Consider a hypothetical forecast of 52% +/- 2%, which is the way they were reporting the polls back when I was young. This would’ve been reported as 52% with a margin of error of 4 percentage points (the margin of error is 2 standard errors), thus a “statistical dead heat” or something like that. But convert this to a normal distribution, you’ll get an 84% probability of a (popular vote) win.

You see the issue? It’s simple mathematics. A forecast that’s 1 standard error away from a tie, thus not “statistically distinguishable” under usual rules, corresponds to a very high 84% probability. I think the problem is not merely one of perception; it’s more fundamental than that. Even someone with a perfect understanding of probability has to wrestle with this uncertainty.

As is often the case, communication problems are real problems; they’re not just cosmetic.

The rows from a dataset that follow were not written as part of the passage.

struct XDRegs {
    static constexpr int W2 = 0, W3 = 64, W1X = 128, W1E = 136, W1A = 152, B1 = 168, B2 = 169, B3 = 170, W4A = 171, B4C = 179,
                         AW1X = 187, AW1E = 195, AW1A = 203, AB1 = 219, AB2 = 220, AB3 = 221, AW4A = 222, AB4C = 226, COUNT = 230;
    static constexpr int HH_F4 = 2 * 16 * 64;
};
struct PackXD {
    int xd, zd, vd, id, hreal;
// ... 122 lines not shown
        for (int q = 0; q < 16; ++q) wa[q] = pw[(XDRegs::W1A + q) * 64];
        c0 = ext_mfmas<0, 16>(wa, a0A, c0);
#pragma unroll
        for (int q = 0; q < 16; ++q) wa[q] = pw[(XDRegs::AW1A + q) * 64];
        c0a = ext_mfmas<0, 16>(wa, a0A, c0a);
    }
    const int q_de = xd_slot_of_block(b, nzv, idim);
    const int e_de = q_de < 0 ? -1 : (q_de < ne ? q_de : q_de - ne);
    const int kind_de = e_de < 0 ? 3 : (e_de < zd ? 0 : (e_de < nzv ? 1 : 2));
    const int col_de = kind_de == 0 ? e_de : (kind_de == 1 ? e_de - zd : 0);
    const bool sub_de = q_de >= 0 && q_de < ne;
    const float a0e = sub_de ? a0p[xd + q_de] : 0.0f;
    const int kind_ae = b < zd ? 0 : (b < nzv ? 1 : 3);
    const int col_ae = kind_ae == 0 ? b : (kind_ae == 1 ? b - zd : 0);
    float X01 = d01 < xd ? a.x_init[tr * xd + d01] : 0.0f, X23 = d23 < xd ? a.x_init[tr * xd + d23] : 0.0f;
    const bool storer = (b & 3) == 0 && valid;
    const bool st01 = storer && d01 < xd, st23 = storer && d23 < xd, sti = storer && xd_drow(rho) < idim;
    const bool pair_ok = (xd & 1) == 0;
    const unsigned xooff = (unsigned)(tr * xd + d01) * 4u, iooff = (unsigned)(tr * idim + xd_drow(rho)) * 4u;
    const int nT = (int)a.T;

    const long long tst = a.t.st;
    const bool has_z = zd > 0, has_v = vd > 0, has_zj = has_z && a.zj != nullptr, has_vj = has_v && a.vj != nullptr;
    const long long zst = has_z ? a.z.st : 0, vst = has_v ? a.v.st : 0, zje = has_zj ? a.zje : 0, vje = has_vj ? a.vje : 0;
    const unsigned toff = (unsigned)(tr * a.t.sb) * 4u;
    const float* zbase = has_z ? a.z.p : a.t.p;
    const float* vbase = has_v ? a.v.p : a.t.p;
    const float* zjbase = has_zj ? a.zj : a.t.p;
    const float* vjbase = has_vj ? a.vj : a.t.p;
    const bool de_v = kind_de == 1 || (kind_de >= 2 && !has_z && has_v), ae_v = kind_ae == 1 || (kind_ae >= 2 && !has_z && has_v);
    auto lane_off = [&](const bool isv, const int kind, const int col, const bool jump) -> unsigned {
        const int cc = kind <= 1 ? col : 0;
        const unsigned ov = (unsigned)(tr * (jump ? a.vjb : a.v.sb) + cc) * 4u, oz = (unsigned)(tr * (jump ? a.zjb : a.z.sb) + cc) * 4u;
        return isv ? ov : (has_z ? oz : toff);
    };
    const unsigned off_de = lane_off(de_v, kind_de, col_de, false), off_ae = lane_off(ae_v, kind_ae, col_ae, false);
    const unsigned joff_de = ((de_v && has_vj) || (!de_v && has_zj)) ? lane_off(de_v, kind_de, col_de, true) : toff;
    const unsigned joff_ae = ((ae_v && has_vj) || (!ae_v && has_zj)) ? lane_off(ae_v, kind_ae, col_ae, true) : toff;
    auto as_g = [](const float* q) { return (gptr<const float>)(uintptr_t)q; };
    auto row_val = [&](const float* zr, const float* vr, const bool isv, const unsigned off) -> float {
        const float* rp = isv ? vr : zr;
        return *(gptr<const float>)((gptr<const char>)(uintptr_t)rp + off);
    };

    const long long xo_step = a.B * xd, io_step = a.B * idim;
    const int hp = SAVE ? padded_hidden(a.de.out_dim[0]) : 0;
    const size_t sa_layer = SAVE ? (size_t)a.B * hp : 0, sae_layer = SAVE ? (size_t)a.T * a.B * hp : 0;
    float* sa_run = SAVE ? a.sact : nullptr;
    float* sx_run = SAVE ? a.sxst : nullptr;
    float* sae_run = SAVE ? a.saeact : nullptr;
    const unsigned saoff = SAVE ? (unsigned)(tr * hp + 4 * b) * 4u : 0u;
    const bool sa_on = SAVE && valid && 4 * b < hp;
    XMask vm = xmask_even();
    auto rhs = [&](auto par_tag, const float s01, const float s23, const f4 cz, float& k01, float& k23) {
        constexpr int P = decltype(par_tag)::value;
        f4 accA = cz, accB = f4{0.f, 0.f, 0.f, 0.f};
        accA = mfx<0>(s01, w1x[0], accA);  accB = mfx<4>(s01, w1x[1], accB);
        accA = mfx<8>(s01, w1x[2], accA);  accB = mfx<12>(s01, w1x[3], accB);
        accA = mfx<0>(s23, w1x[4], accA);  accB = mfx<4>(s23, w1x[5], accB);
        accA = mfx<8>(s23, w1x[6], accA);  accB = mfx<12>(s23, w1x[7], accB);
        f4 hA = quad_transpose_seq<P>(elu_x<!SAVE>(accA + accB), vm);
        if constexpr (SAVE) {
            if (pair_ok) {
                if (st01) stg<f2>((gptr<float>)(uintptr_t)sx_run, xooff, f2{s01, s23});
            } else {
                if (st01) stg<float>((gptr<float>)(uintptr_t)sx_run, xooff, s01);
                if (st23) stg<float>((gptr<float>)(uintptr_t)sx_run, xooff + 4u, s23);
            }
            sx_run += xo_step;
            if (sa_on) stg<f4>((gptr<float>)(uintptr_t)sa_run, saoff, hA);
        }
        hA = hh_layer<!SAVE, 1 - P>(w2, b2, hA, vm);
        if constexpr (SAVE) { if (sa_on) stg<f4>((gptr<float>)(uintptr_t)(sa_run + sa_layer), saoff, hA); }
        hA = hh_layer<!SAVE, P>(w3, b3, hA, vm);
        if constexpr (SAVE) {
            if (sa_on) stg<f4>((gptr<float>)(uintptr_t)(sa_run + 2 * sa_layer), saoff, hA);
            sa_run += 3 * sa_layer;
        }
        f4 p0 = b4c[0], p1 = b4c[1];
        p0 = mfn(w4a[0], hA[0], p0); p1 = mfn(w4a[4], hA[0], p1);
        p0 = mfn(w4a[1], hA[1], p0); p1 = mfn(w4a[5], hA[1], p1);
        p0 = mfn(w4a[2], hA[2], p0); p1 = mfn(w4a[6], hA[2], p1);
        p0 = mfn(w4a[3], hA[3], p0); p1 = mfn(w4a[7], hA[3], p1);
        const float q0 = fold32(p0[0], p1[0]), q1 = fold32(p0[1], p1[1]), q2 = fold32(p0[2], p1[2]), q3 = fold32(p0[3], p1[3]);
        k01 = fold16(q0, q2); k23 = fold16(q1, q3);
        row_sum2(k01, k23);
    };
    auto ae_eval = [&](const float s01, const float s23, const float eAE, float* rows = nullptr, const size_t lstride = 0) -> float {
        f4 accA = c0a, accB = f4{0.f, 0.f, 0.f, 0.f};
        accA = mfx<0>(s01, aw1x[0], accA);  accB = mfx<4>(s01, aw1x[1], accB);
        accA = mfx<8>(s01, aw1x[2], accA);  accB = mfx<12>(s01, aw1x[3], accB);
        accA = mfx<0>(s23, aw1x[4], accA);  accB = mfx<4>(s23, aw1x[5], accB);
        accA = mfx<8>(s23, aw1x[6], accA);  accB = mfx<12>(s23, aw1x[7], accB);
        accA = mfx<0>(eAE, aw1e[0], accA);  accB = mfx<1>(eAE, aw1e[1], accB);
        accA = mfx<2>(eAE, aw1e[2], accA);  accB = mfx<3>(eAE, aw1e[3], accB);
        accA = mfx<4>(eAE, aw1e[4], accA);  accB = mfx<5>(eAE, aw1e[5], accB);
        accA = mfx<6>(eAE, aw1e[6], accA);  accB = mfx<7>(eAE, aw1e[7], accB);
        XMask am = xmask_even();
        f4 hA = quad_transpose_seq<0>(elu_x<!SAVE>(accA + accB), am);
        if constexpr (SAVE) { if (sa_on) stg<f4>((gptr<float>)(uintptr_t)rows, saoff, hA); }
        hA = hh_layer_acc<!SAVE, 1>(aw2, ab2, hA, am);
        if constexpr (SAVE) { if (sa_on) stg<f4>((gptr<float>)(uintptr_t)(rows + lstride), saoff, hA); }
        hA = hh_layer_acc<!SAVE, 0>(aw3, ab3, hA, am);
        if constexpr (SAVE) { if (sa_on) stg<f4>((gptr<float>)(uintptr_t)(rows + 2 * lstride), saoff, hA); }
        f4 p0 = ab4c;
        p0 = mfn(aw4a[0], hA[0], p0);
        p0 = mfn(aw4a[1], hA[1], p0);
        p0 = mfn(aw4a[2], hA[2], p0);
        p0 = mfn(aw4a[3], hA[3], p0);
        float w = fold16(fold32(p0[0], p0[1]), fold32(p0[2], p0[3]));
        row_sum1(w);
        return w;
    };

    auto load_evb = [&](const int blk) -> int {
        const int i = blk * 64 + l;
        const int v = (a.ev && i + 1 < nT) ? a.ev[i] : -1;
        __builtin_amdgcn_s_waitcnt(0x0F70);
        return v;
    };
    auto store_rows = [&](float* xrow, float* irow, const float iw) {
        if (pair_ok) {
            if (st01) stg<f2>((gptr<float>)(uintptr_t)xrow, xooff, f2{X01, X23});
        } else {
            if (st01) stg<float>((gptr<float>)(uintptr_t)xrow, xooff, X01);
            if (st23) stg<float>((gptr<float>)(uintptr_t)xrow, xooff + 4u, X23);
        }
// ... 23 lines not shown
        constexpr bool TOP = decltype(top_tag)::value;
        if constexpr (SAVE) {
            constexpr int WN = 2 + 4 * kStg + (TOP ? 3 : 0);
            if (pair_ok) __builtin_amdgcn_s_waitcnt(0x0F70 | (WN & 15) | ((WN >> 4) << 14));
            else __builtin_amdgcn_s_waitcnt(0x0F70);
        } else {
            if (METHOD == PSNODE_RK4_38 && pair_ok) __builtin_amdgcn_s_waitcnt(0x0F72);
            else __builtin_amdgcn_s_waitcnt(0x0F70);
        }
    };
    __builtin_amdgcn_s_waitcnt(0x0F70);
    auto step = [&](const int k, auto last_tag) {
        constexpr bool LAST = decltype(last_tag)::value;
        wait_loads(std::true_type{});
        const float h_ = t_nxt - t_cur;
        t_cur = t_nxt;
        const int ev_now = ev_cur;
        const float i_k = icw;
        if (__builtin_amdgcn_readfirstlane(ev_now) >= 0) {
            const float ej = row_val(zjbase + (long long)ev_now * zje, vjbase + (long long)ev_now * vje, ae_v, joff_ae);
            __builtin_amdgcn_s_waitcnt(0x0F70);
            icw = ae_eval(X01, X23, kind_ae == 3 ? 0.0f : ej, SAVE ? a.sevact + (size_t)ev_now * 3 * sa_layer : nullptr, sa_layer);
            if constexpr (SAVE) {
                const int d = xd_drow(rho);
                if (storer && d < idim) {
                    float* er = a.sevi + ((size_t)ev_now * a.B + tr) * 16;
                    er[nzv + d] = icw;
                    er[ne + nzv + d] = icw;
                }
                __builtin_amdgcn_s_waitcnt(0x0F70);
            }
        }
        float eA = kind_de == 2 ? icw : e_de_nxt;
        eA = sub_de ? eA - a0e : eA;
        eA = kind_de == 3 ? 0.0f : eA;
        if constexpr (!LAST) {
            t_nxt = ldg<float>(as_g(trun), toff);
            trun += tst;
            if (((k + 1) & 63) == 0) evb = load_evb((k + 1) >> 6);
            ev_cur = __builtin_amdgcn_readlane(evb, (k + 1) & 63);
        }
        e_ae = row_val(zrun, vrun, ae_v, off_ae);
        if constexpr (!LAST) {
            if (__builtin_amdgcn_readfirstlane(ev_cur) >= 0)
                e_de_nxt = row_val(zjbase + (long long)ev_cur * zje, vjbase + (long long)ev_cur * vje, de_v, joff_de);
            else
                e_de_nxt = row_val(zrun, vrun, de_v, off_de);
        }
        zrun += zst;
        vrun += vst;
        store_rows(xo_run, io_run, i_k);
        xo_run += xo_step;
        io_run += io_step;
        const f4 cz = ext_mfmas<0, 16>(w1e, eA, c0);
        const float s01 = X01, s23 = X23;
        float k1a, k1b;
        using P0 = std::integral_constant<int, 0>;
        using P1 = std::integral_constant<int, 1>;
        vm = xmask_even();
        rhs(P0{}, s01, s23, cz, k1a, k1b);
        if constexpr (METHOD == PSNODE_EULER) {
            X01 = s01 + h_ * k1a; X23 = s23 + h_ * k1b;
        } else if constexpr (METHOD == PSNODE_MIDPOINT) {
            const float hh = 0.5f * h_;
            float k2a, k2b;
            rhs(P1{}, s01 + k1a * hh, s23 + k1b * hh, cz, k2a, k2b);
            X01 = s01 + h_ * k2a; X23 = s23 + h_ * k2b;
        } else {
            float k2a, k2b, k3a, k3b, k4a, k4b;
            rhs(P1{}, s01 + h_ * k1a * kOneThird, s23 + h_ * k1b * kOneThird, cz, k2a, k2b);
            rhs(P0{}, s01 + h_ * (k2a - k1a * kOneThird), s23 + h_ * (k2b - k1b * kOneThird), cz, k3a, k3b);
            rhs(P1{}, s01 + h_ * (k1a - k2a + k3a), s23 + h_ * (k1b - k2b + k3b), cz, k4a, k4b);
            X01 = s01 + (k1a + 3.0f * (k2a + k3a) + k4a) * h_ * 0.125f;
            X23 = s23 + (k1b + 3.0f * (k2b + k3b) + k4b) * h_ * 0.125f;
        }
        wait_loads(std::false_type{});
        icw = ae_eval(X01, X23, kind_ae == 3 ? 0.0f : e_ae, sae_run, sae_layer);
        if constexpr (SAVE) sae_run += sa_layer;
    };
#pragma unroll 1
    for (int k = 0; k + 2 < nT; ++k) step(k, std::false_type{});
    step(nT - 2, std::true_type{});
    store_rows(xo_run, io_run, icw);
}

}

I’m confused about how to do this even before we get to non-sampling error. How do we get to the 84%, which is the biggest problem and the hardest to put a number on since it involves the “unknown unknowns”?

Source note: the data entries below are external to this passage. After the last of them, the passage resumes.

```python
def temporal_ego(ego, n_frames):
    if len(ego) != n_frames - 1:
        raise ValueError('recovery needs one (trans, matrix, delta) per frame 1..n_frames-1')
    out = np.zeros((n_frames, 13))
    for i, (trans, matrix, delta) in enumerate(ego):
        out[i + 1, 0:3] = np.asarray(trans, np.float64).reshape(3)
        out[i + 1, 3:12] = np.linalg.inv(np.asarray(matrix, np.float64).reshape(3, 3)).reshape(-1)
        out[i + 1, 12] = float(delta)
    return out


def interpolate_pairs(ctx, d_records, d_counts, n_pairs, max_det, n_frames, threshold, on_conflict, d_out,
                      d_out_counts, d_status, d_recover=None, calib=None, max_out=None):
    if on_conflict not in ('raise', 'next_best'):
        raise ValueError("on_conflict must be 'raise' or 'next_best'")
    if d_records.dtype not in (np.float32, np.float64):
        raise ValueError('records must be float32 or float64')
    cal = None if calib is None else _arr(C.c_double, calib)
    _lib.check(ctx.lib.dodt_interpolate_pairs(
        ctx.handle, _p(d_records), int(d_records.dtype == np.float64), _p(d_counts), int(n_pairs), int(max_det),
        int(n_frames), float(threshold), _lib.CONFLICT_NEXT_BEST if on_conflict == 'next_best' else _lib.CONFLICT_RAISE,
        _p(d_recover), cal, int(2 * max_det if max_out is None else max_out), _p(d_out), _p(d_out_counts),
        _p(d_status)), 'dodt_interpolate_pairs')


def track_state_bytes(log_capacity):
    n = C.c_size_t()
    _lib.check(_lib.load().dodt_track_state_bytes(int(log_capacity), C.byref(n)), 'dodt_track_state_bytes')
    return int(n.value)


def track_reset(ctx, d_state, log_capacity):
    _lib.check(ctx.lib.dodt_track_reset(ctx.handle, _p(d_state), int(log_capacity)), 'dodt_track_reset')
# ... 31 lines not shown
```

include/dodt_hip.h:

```cpp
#ifndef DODT_HIP_H
#define DODT_HIP_H

#include <stddef.h>
#include <stdint.h>

#ifdef __cplusplus
extern "C" {
#endif

#define DODT_OK 0
#define DODT_ERR_INVALID 1
#define DODT_ERR_HIP 2
#define DODT_ERR_UNSUPPORTED 3

typedef struct dodt_ctx dodt_ctx;

int dodt_version(void);
const char* dodt_last_error(void);
int dodt_ctx_create(int device_id, dodt_ctx** out);
int dodt_ctx_create_high_priority(int device_id, dodt_ctx** out);
int dodt_ctx_create_on_stream(int device_id, void* hip_stream, dodt_ctx** out);
int dodt_ctx_destroy(dodt_ctx* ctx);
int dodt_ctx_set_plan_cus(dodt_ctx* ctx, int n);
int dodt_ctx_sync(dodt_ctx* ctx);
// ... 147 lines not shown
    int32_t pool_fused;
    int32_t bneck_fused;
    int32_t folded;
    int32_t reserved_;
} dodt_conv_layer_plan;
int dodt_conv_plan_host(int kind, int in_h, int in_w, int in_c, int pad_top, int batch, int num_cus,
                        dodt_conv_layer_plan* out, int n_out, int* n_layers);
int dodt_extractor_layer_plan(const dodt_extractor* ex, dodt_conv_layer_plan* out, int n_out, int* n_layers);
int dodt_extractor_forward_timed(dodt_extractor* ex, const float* d_in, float* d_feat_out,
                                 float* d_bottleneck_out, dodt_layer_info* info, int n_info);
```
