# MariMamgo/CNN-with-PDE

Measured on AMD Instinct MI355X. Metric: PDE-layer fwd+bwd Msamples/s, higher is better.
Workload: dtype f32; 1 GPU; cifar10.EnhancedDiffusionLayer(size=32, channels=64, num_steps=10) fwd+bwd, 30 implicit sweeps, batch 512/GPU, channel mixing disabled (BASELINE configs[1], SURVEY §8d cfg2 primary); global_batch=512, parallelism=dp1, grad_allreduce_bytes=0, rccl_world_size=1

## Files before the change

cnn-with-pde_amd/csrc/blob_to_inc.py:

```python
#!/usr/bin/env python3
import sys

if "--fwd" in sys.argv:
    sys.argv.remove("--fwd")
    with open(sys.argv[1], "w") as out:
        rows = []
        for spec in sys.argv[2:]:
            name, path = spec.split("=", 1)
            data = open(path, "rb").read()
            out.write(f"alignas(4096) static const unsigned char kAsmFwdBlob_{name}[{len(data)}] = {{\n")
            for i in range(0, len(data), 32):
                out.write(",".join(str(b) for b in data[i:i + 32]) + ",\n")
            out.write("};\n")
            rows.append(f'    {{"{name}", {int(name.rstrip("t"))}, kAsmFwdBlob_{name}, "adi_fwd_asm_n32_w{name}", {{}}, {{}}}},')
        out.write("static Variant g_fwd_variants[] = {\n" + "\n".join(rows) + "\n};\n")
    sys.exit(0)

with open(sys.argv[1], "w") as out:
    rows = []
    for spec in sys.argv[2:]:
        name, path = spec.split("=", 1)
        data = open(path, "rb").read()
        nw = int(name.split("a")[0].rstrip("b"))
        out.write(f"alignas(4096) static const unsigned char kAsmBlob_{name}[{len(data)}] = {{\n")
        for i in range(0, len(data), 32):
            out.write(",".join(str(b) for b in data[i:i + 32]) + ",\n")
        out.write("};\n")
        rows.append(f'    {{"{name}", {nw}, kAsmBlob_{name}, "adi_bwd_asm_n32_w{name}", {{}}, {{}}}},')
    out.write("static Variant g_variants[] = {\n" + "\n".join(rows) + "\n};\n")
```

cnn-with-pde_amd/csrc/gen_adi_bwd_asm.py:

```python
#!/usr/bin/env python3
import sys

N = 32
M = 16
LINE = 36
IMG_B = 32 * LINE * 4
REC_STRIDE = 5 * 32 * LINE + 32
BWD_OFF_B = (32 * LINE) * 4
REC_WIN = 3 * 32 * LINE + 32
PIECES = (REC_WIN * 4 + 1023) // 1024
RECP_B = PIECES * 1024
OFF_JN = 0
OFF_E = 32 * 4
OFF_INV = (32 * LINE + 32) * 4
OFF_KAP = (2 * 32 * LINE + 32) * 4
NSLOT = 6
RING_B = NSLOT * RECP_B
TAB_DTS = 96 * 4
TAB_FIRST = 2 * 96 * 4
PLANE_B = N * N * 4


class Emit:
    def __init__(self):
        self.out = []
        self.lgkm = []
        self.vm = []
        self.smem = False
        self.nvalu = 0
        self.vop2_only = False

    def raw(self, s, comment=None):
        self.out.append("\t" + s + (f"\t; {comment}" if comment else ""))

    def label(self, name):
        self.out.append(f"{name}:")

    def comment(self, s):
        self.out.append(f"\t; {s}")

    @staticmethod
    def _last_hit(queue, regs):
        for i in range(len(queue) - 1, -1, -1):
            if queue[i] & regs:
                return i
        return None

    def need(self, regs):
        regs = set(regs)
        i = self._last_hit(self.lgkm, regs)
        if i is not None:
            n = len(self.lgkm) - 1 - i
            if self.smem:
                n = 0
            n = min(n, 15)
            self.raw(f"s_waitcnt lgkmcnt({n})")
            self.lgkm = self.lgkm[len(self.lgkm) - n:] if n else []
            if n == 0:
                self.smem = False
        i = self._last_hit(self.vm, regs)
        if i is not None:
            n = min(len(self.vm) - 1 - i, 63)
            self.raw(f"s_waitcnt vmcnt({n})")
            self.vm = self.vm[len(self.vm) - n:] if n else []

    def drain(self, vm=True, lgkm=True):
        parts = []
        if vm:
            parts.append("vmcnt(0)")
            self.vm = []
        if lgkm:
            parts.append("lgkmcnt(0)")
            self.lgkm = []
            self.smem = False
        self.raw("s_waitcnt " + " ".join(parts))

    def assert_idle(self):
        assert not self.lgkm and not self.vm and not self.smem, (len(self.lgkm), len(self.vm), self.smem)

    def valu(self, text, dst=(), src=(), comment=None):
        if self.vop2_only and text.startswith("v_fma_f32 "):
            ops = [o.strip() for o in text[len("v_fma_f32 "):].split(",")]
            text = f"v_fmac_f32 {ops[0]}, {ops[1].lstrip('-')}, {ops[2]}"
        self.need(set(dst) | set(src))
        self.raw(text, comment)
        self.nvalu += 1

    def salu(self, text, comment=None):
        self.raw(text, comment)

    def ds_read(self, text, dst, addr):
        self.need(set(dst) | {addr})
        self.raw(text)
        self.lgkm.append(set(dst))

    def ds_write(self, text, data, addr):
        self.need(set(data) | {addr})
        self.raw(text)
        self.lgkm.append(set())

    def vm_load(self, text, dst, addr):
        self.need(set(dst) | {addr})
        self.raw(text)
        self.vm.append(set(dst))

    def vm_store(self, text, data, addr):
        self.need(set(data) | {addr})
        self.raw(text)
        self.vm.append(set())

    def s_load(self, text):
        self.raw(text)
        self.smem = True
        self.lgkm.append(set())


def v(n):
    return f"v{n}"


def vq(n):
    return f"v[{n}:{n + 3}]"


def vp(n):
    return f"v[{n}:{n + 1}]"
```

Example (i). 100,000 voters. I sample 10,000. 5,200 are for Clinton. My estimated margin is 52% for Clinton. What is my standard error? (straightforward, with effort) With what probability do I think Clinton will win? (More than 52%)

Example (ii) 9 voters. I sample 3. 2 are for Clinton, 1 for Trump. My estimated margin is 67% for Clinton. What is my standard error? (straightforward, with effort) With what probability do I think Clinton will win? (Less than 67%)

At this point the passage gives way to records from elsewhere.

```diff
+namespace {
 int mlp_op_check(const char* name, int device, bool ptrs_ok, int rows, int K, int N, const int32_t* idx, int64_t n_x) {
     if (!ptrs_ok || rows <= 0 || K <= 0 || N <= 0 || n_x < 0) {
         set_op_error(std::string(name) + ": NULL pointer or non-positive size");
```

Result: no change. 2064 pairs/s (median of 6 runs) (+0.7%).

Example (ii) is simpler. One way to think about it is that each voter has today and will have on election day the same unnchanged probability of voting for Clinton, X, and I’m trying to estimate that number. My best (modal) guess for Clinton’s margin is then 9X, rounded to the nearest ninth since 60%, for example, is an impossible margin. I can also figure out the probability that if X= 55%, say, that rolling that 55% die 9 times for the 9 voters will end up with Clinton getting 5,6,7, 8, or 9 votes (since the three voters I sampled could all, in this model, change their mind on election day and vote differently from today).

But that assumes each voter has an independent probability X of voting for Clinton, which is an extreme assumption and unrealistic. It’s closer to reality to think that we’ve got Clinton voters and we’ve got Trump voters and we’re trying to figure out how many of each there are: a voter doesn’t flip a coin to decide which he is.

What is the opposite extreme? Part of it would be a model in which we rule out the margin for Clinton being 0-9, 1-8, or 9-0, since we already know how 3 people are going to vote and we assume they won’t change. Here’s a try: for our opposite extreme, assume that each of our sampled people has two other non-sampled people just like him. Then we can deduce that there are at least 6 people for Clinton and 3 for Trump. Since there are only 9 people total, that means that we can predict with 100% probability that Clinton will win, and that it will be by a 6-3 margin.

Of course, this assumes that nothing exogenous happens between now and election day— we won’t have anybody change their minds because of a scandal that appears, for example. And it assumes that nothing endogenous happens— no campaign ads that even out the Democratic free media coverage advantage, no shift towards 50-50 results because of an underdog effect, no shift towards 100-0 results because of conformity. This discussion is not about that problem, any more than it is about the problem of non-sampling non-model error (which I guess, since I’ve conditioned out modelling mistakes, means the error we get from picking a non-random sample).

Is it really useful to try to arrive at a number like 84%? I like the idea of knowing how an expert would bet on whether Clinton gets at least 50%. I think I’d prefer his honest answer without his depending too much on formal analysis,though. Like how I liked Brian Leiter’s ranking of philosophy departments before he went formalistic. I think Professor Leiter (a leftwing Nietzsche scholar) is biased, but I know his biases and can correct for them, and I value his gut opinion more than what he does now, which is some sort of expert survey where he gets to pick the experts so it looks fairer to naive people.

This is related to bayesian-v-classical conundrum: how fancy do you make your model, and do you put in your subjective priors?